Reproduce each line of the data exactly as it is.

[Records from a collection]
┌──

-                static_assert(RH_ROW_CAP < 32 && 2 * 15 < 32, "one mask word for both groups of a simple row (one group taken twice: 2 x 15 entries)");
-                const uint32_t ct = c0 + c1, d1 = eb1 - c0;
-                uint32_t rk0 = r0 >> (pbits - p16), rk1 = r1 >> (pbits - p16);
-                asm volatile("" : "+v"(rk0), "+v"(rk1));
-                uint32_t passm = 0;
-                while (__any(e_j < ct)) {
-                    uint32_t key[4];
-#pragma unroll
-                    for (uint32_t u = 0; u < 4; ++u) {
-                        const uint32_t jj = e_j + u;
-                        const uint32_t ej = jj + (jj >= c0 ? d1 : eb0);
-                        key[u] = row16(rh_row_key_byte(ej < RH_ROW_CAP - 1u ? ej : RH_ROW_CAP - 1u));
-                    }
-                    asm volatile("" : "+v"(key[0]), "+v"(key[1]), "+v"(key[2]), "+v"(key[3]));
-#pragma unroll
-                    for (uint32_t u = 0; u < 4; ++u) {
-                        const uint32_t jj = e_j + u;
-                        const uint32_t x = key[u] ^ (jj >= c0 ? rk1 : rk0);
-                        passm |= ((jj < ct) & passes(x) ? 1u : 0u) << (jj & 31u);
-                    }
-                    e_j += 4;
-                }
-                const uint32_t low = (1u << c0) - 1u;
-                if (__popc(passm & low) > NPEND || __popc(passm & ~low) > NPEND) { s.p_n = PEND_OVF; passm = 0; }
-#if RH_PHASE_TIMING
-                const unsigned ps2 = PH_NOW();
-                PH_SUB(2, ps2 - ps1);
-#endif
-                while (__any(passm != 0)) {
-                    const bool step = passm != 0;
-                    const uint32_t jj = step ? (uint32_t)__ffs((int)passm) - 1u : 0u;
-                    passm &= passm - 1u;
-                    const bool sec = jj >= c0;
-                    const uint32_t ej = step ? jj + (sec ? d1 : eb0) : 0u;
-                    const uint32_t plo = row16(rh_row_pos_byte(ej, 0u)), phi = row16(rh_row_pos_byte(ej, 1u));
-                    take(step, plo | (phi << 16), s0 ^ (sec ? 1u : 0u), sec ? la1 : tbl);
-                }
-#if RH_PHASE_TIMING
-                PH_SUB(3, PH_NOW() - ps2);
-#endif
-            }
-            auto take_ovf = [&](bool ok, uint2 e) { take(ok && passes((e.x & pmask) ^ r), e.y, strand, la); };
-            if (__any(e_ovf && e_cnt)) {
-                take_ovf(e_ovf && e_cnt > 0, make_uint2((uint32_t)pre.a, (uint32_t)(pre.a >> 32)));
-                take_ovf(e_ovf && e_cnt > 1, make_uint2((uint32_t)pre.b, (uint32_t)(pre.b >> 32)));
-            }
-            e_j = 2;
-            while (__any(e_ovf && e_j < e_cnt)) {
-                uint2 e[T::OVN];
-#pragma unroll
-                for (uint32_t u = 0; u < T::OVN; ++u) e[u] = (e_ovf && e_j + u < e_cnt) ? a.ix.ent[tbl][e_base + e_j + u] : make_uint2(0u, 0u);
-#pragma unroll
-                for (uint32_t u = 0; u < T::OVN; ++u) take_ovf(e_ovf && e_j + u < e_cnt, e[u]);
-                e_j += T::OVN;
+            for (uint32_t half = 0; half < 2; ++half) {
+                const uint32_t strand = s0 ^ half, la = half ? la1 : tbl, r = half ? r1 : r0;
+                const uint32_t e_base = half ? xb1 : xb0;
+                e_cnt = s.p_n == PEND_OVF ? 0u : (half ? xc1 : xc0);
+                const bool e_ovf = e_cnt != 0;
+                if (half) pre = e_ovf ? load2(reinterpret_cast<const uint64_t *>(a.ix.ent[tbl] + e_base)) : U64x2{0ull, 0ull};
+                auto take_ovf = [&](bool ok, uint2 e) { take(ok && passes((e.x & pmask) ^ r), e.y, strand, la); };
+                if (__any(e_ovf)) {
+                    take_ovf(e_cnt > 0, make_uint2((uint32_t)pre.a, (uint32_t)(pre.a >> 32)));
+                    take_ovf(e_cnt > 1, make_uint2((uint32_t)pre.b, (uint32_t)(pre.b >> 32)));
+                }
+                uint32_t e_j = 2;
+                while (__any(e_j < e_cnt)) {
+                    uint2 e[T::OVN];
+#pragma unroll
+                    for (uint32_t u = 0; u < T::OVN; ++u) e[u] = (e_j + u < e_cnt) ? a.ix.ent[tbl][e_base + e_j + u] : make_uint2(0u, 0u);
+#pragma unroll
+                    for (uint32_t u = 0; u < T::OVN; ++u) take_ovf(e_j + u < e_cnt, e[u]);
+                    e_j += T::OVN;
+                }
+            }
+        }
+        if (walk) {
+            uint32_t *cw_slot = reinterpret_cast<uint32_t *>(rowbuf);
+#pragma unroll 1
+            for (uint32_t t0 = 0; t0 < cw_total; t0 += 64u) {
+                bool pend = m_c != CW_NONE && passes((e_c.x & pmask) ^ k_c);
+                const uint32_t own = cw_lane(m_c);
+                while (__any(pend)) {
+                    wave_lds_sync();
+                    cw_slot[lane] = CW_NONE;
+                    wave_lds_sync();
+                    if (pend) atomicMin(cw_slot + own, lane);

└──

* [Exercise solution]:
-                static_assert(RH_ROW_CAP < 32 && 2 * 15 < 32, "one mask word for both groups of a simple row (one group taken twice: 2 x 15 entries)");
-                const uint32_t ct = c0 + c1, d1 = eb1 - c0;
-                uint32_t rk0 = r0 >> (pbits - p16), rk1 = r1 >> (pbits - p16);
-                asm volatile("" : "+v"(rk0), "+v"(rk1));
-                uint32_t passm = 0;
-                while (__any(e_j < ct)) {
-                    uint32_t key[4];
-#pragma unroll
-                    for (uint32_t u = 0; u < 4; ++u) {
-                        const uint32_t jj = e_j + u;
-                        const uint32_t ej = jj + (jj >= c0 ? d1 : eb0);
-                        key[u] = row16(rh_row_key_byte(ej < RH_ROW_CAP - 1u ? ej : RH_ROW_CAP - 1u));
-                    }
-                    asm volatile("" : "+v"(key[0]), "+v"(key[1]), "+v"(key[2]), "+v"(key[3]));
-#pragma unroll
-                    for (uint32_t u = 0; u < 4; ++u) {
-                        const uint32_t jj = e_j + u;
-                        const uint32_t x = key[u] ^ (jj >= c0 ? rk1 : rk0);
-                        passm |= ((jj < ct) & passes(x) ? 1u : 0u) << (jj & 31u);
-                    }
-                    e_j += 4;
-                }
-                const uint32_t low = (1u << c0) - 1u;
-                if (__popc(passm & low) > NPEND || __popc(passm & ~low) > NPEND) { s.p_n = PEND_OVF; passm = 0; }
-#if RH_PHASE_TIMING
-                const unsigned ps2 = PH_NOW();
-                PH_SUB(2, ps2 - ps1);
-#endif
-                while (__any(passm != 0)) {
-                    const bool step = passm != 0;
-                    const uint32_t jj = step ? (uint32_t)__ffs((int)passm) - 1u : 0u;
-                    passm &= passm - 1u;
-                    const bool sec = jj >= c0;
-                    const uint32_t ej = step ? jj + (sec ? d1 : eb0) : 0u;
-                    const uint32_t plo = row16(rh_row_pos_byte(ej, 0u)), phi = row16(rh_row_pos_byte(ej, 1u));
-                    take(step, plo | (phi << 16), s0 ^ (sec ? 1u : 0u), sec ? la1 : tbl);
-                }
-#if RH_PHASE_TIMING
-                PH_SUB(3, PH_NOW() - ps2);
-#endif
-            }
-            auto take_ovf = [&](bool ok, uint2 e) { take(ok && passes((e.x & pmask) ^ r), e.y, strand, la); };
-            if (__any(e_ovf && e_cnt)) {
-                take_ovf(e_ovf && e_cnt > 0, make_uint2((uint32_t)pre.a, (uint32_t)(pre.a >> 32)));
-                take_ovf(e_ovf && e_cnt > 1, make_uint2((uint32_t)pre.b, (uint32_t)(pre.b >> 32)));
-            }
-            e_j = 2;
-            while (__any(e_ovf && e_j < e_cnt)) {
-                uint2 e[T::OVN];
-#pragma unroll
-                for (uint32_t u = 0; u < T::OVN; ++u) e[u] = (e_ovf && e_j + u < e_cnt) ? a.ix.ent[tbl][e_base + e_j + u] : make_uint2(0u, 0u);
-#pragma unroll
-                for (uint32_t u = 0; u < T::OVN; ++u) take_ovf(e_ovf && e_j + u < e_cnt, e[u]);
-                e_j += T::OVN;
+            for (uint32_t half = 0; half < 2; ++half) {
+                const uint32_t strand = s0 ^ half, la = half ? la1 : tbl, r = half ? r1 : r0;
+                const uint32_t e_base = half ? xb1 : xb0;
+                e_cnt = s.p_n == PEND_OVF ? 0u : (half ? xc1 : xc0);
+                const bool e_ovf = e_cnt != 0;
+                if (half) pre = e_ovf ? load2(reinterpret_cast<const uint64_t *>(a.ix.ent[tbl] + e_base)) : U64x2{0ull, 0ull};
+                auto take_ovf = [&](bool ok, uint2 e) { take(ok && passes((e.x & pmask) ^ r), e.y, strand, la); };
+                if (__any(e_ovf)) {
+                    take_ovf(e_cnt > 0, make_uint2((uint32_t)pre.a, (uint32_t)(pre.a >> 32)));
+                    take_ovf(e_cnt > 1, make_uint2((uint32_t)pre.b, (uint32_t)(pre.b >> 32)));
+                }
+                uint32_t e_j = 2;
+                while (__any(e_j < e_cnt)) {
+                    uint2 e[T::OVN];
+#pragma unroll
+                    for (uint32_t u = 0; u < T::OVN; ++u) e[u] = (e_j + u < e_cnt) ? a.ix.ent[tbl][e_base + e_j + u] : make_uint2(0u, 0u);
+#pragma unroll
+                    for (uint32_t u = 0; u < T::OVN; ++u) take_ovf(e_j + u < e_cnt, e[u]);
+                    e_j += T::OVN;
+                }
+            }
+        }
+        if (walk) {
+            uint32_t *cw_slot = reinterpret_cast<uint32_t *>(rowbuf);
+#pragma unroll 1
+            for (uint32_t t0 = 0; t0 < cw_total; t0 += 64u) {
+                bool pend = m_c != CW_NONE && passes((e_c.x & pmask) ^ k_c);
+                const uint32_t own = cw_lane(m_c);
+                while (__any(pend)) {
+                    wave_lds_sync();
+                    cw_slot[lane] = CW_NONE;
+                    wave_lds_sync();
+                    if (pend) atomicMin(cw_slot + own, lane);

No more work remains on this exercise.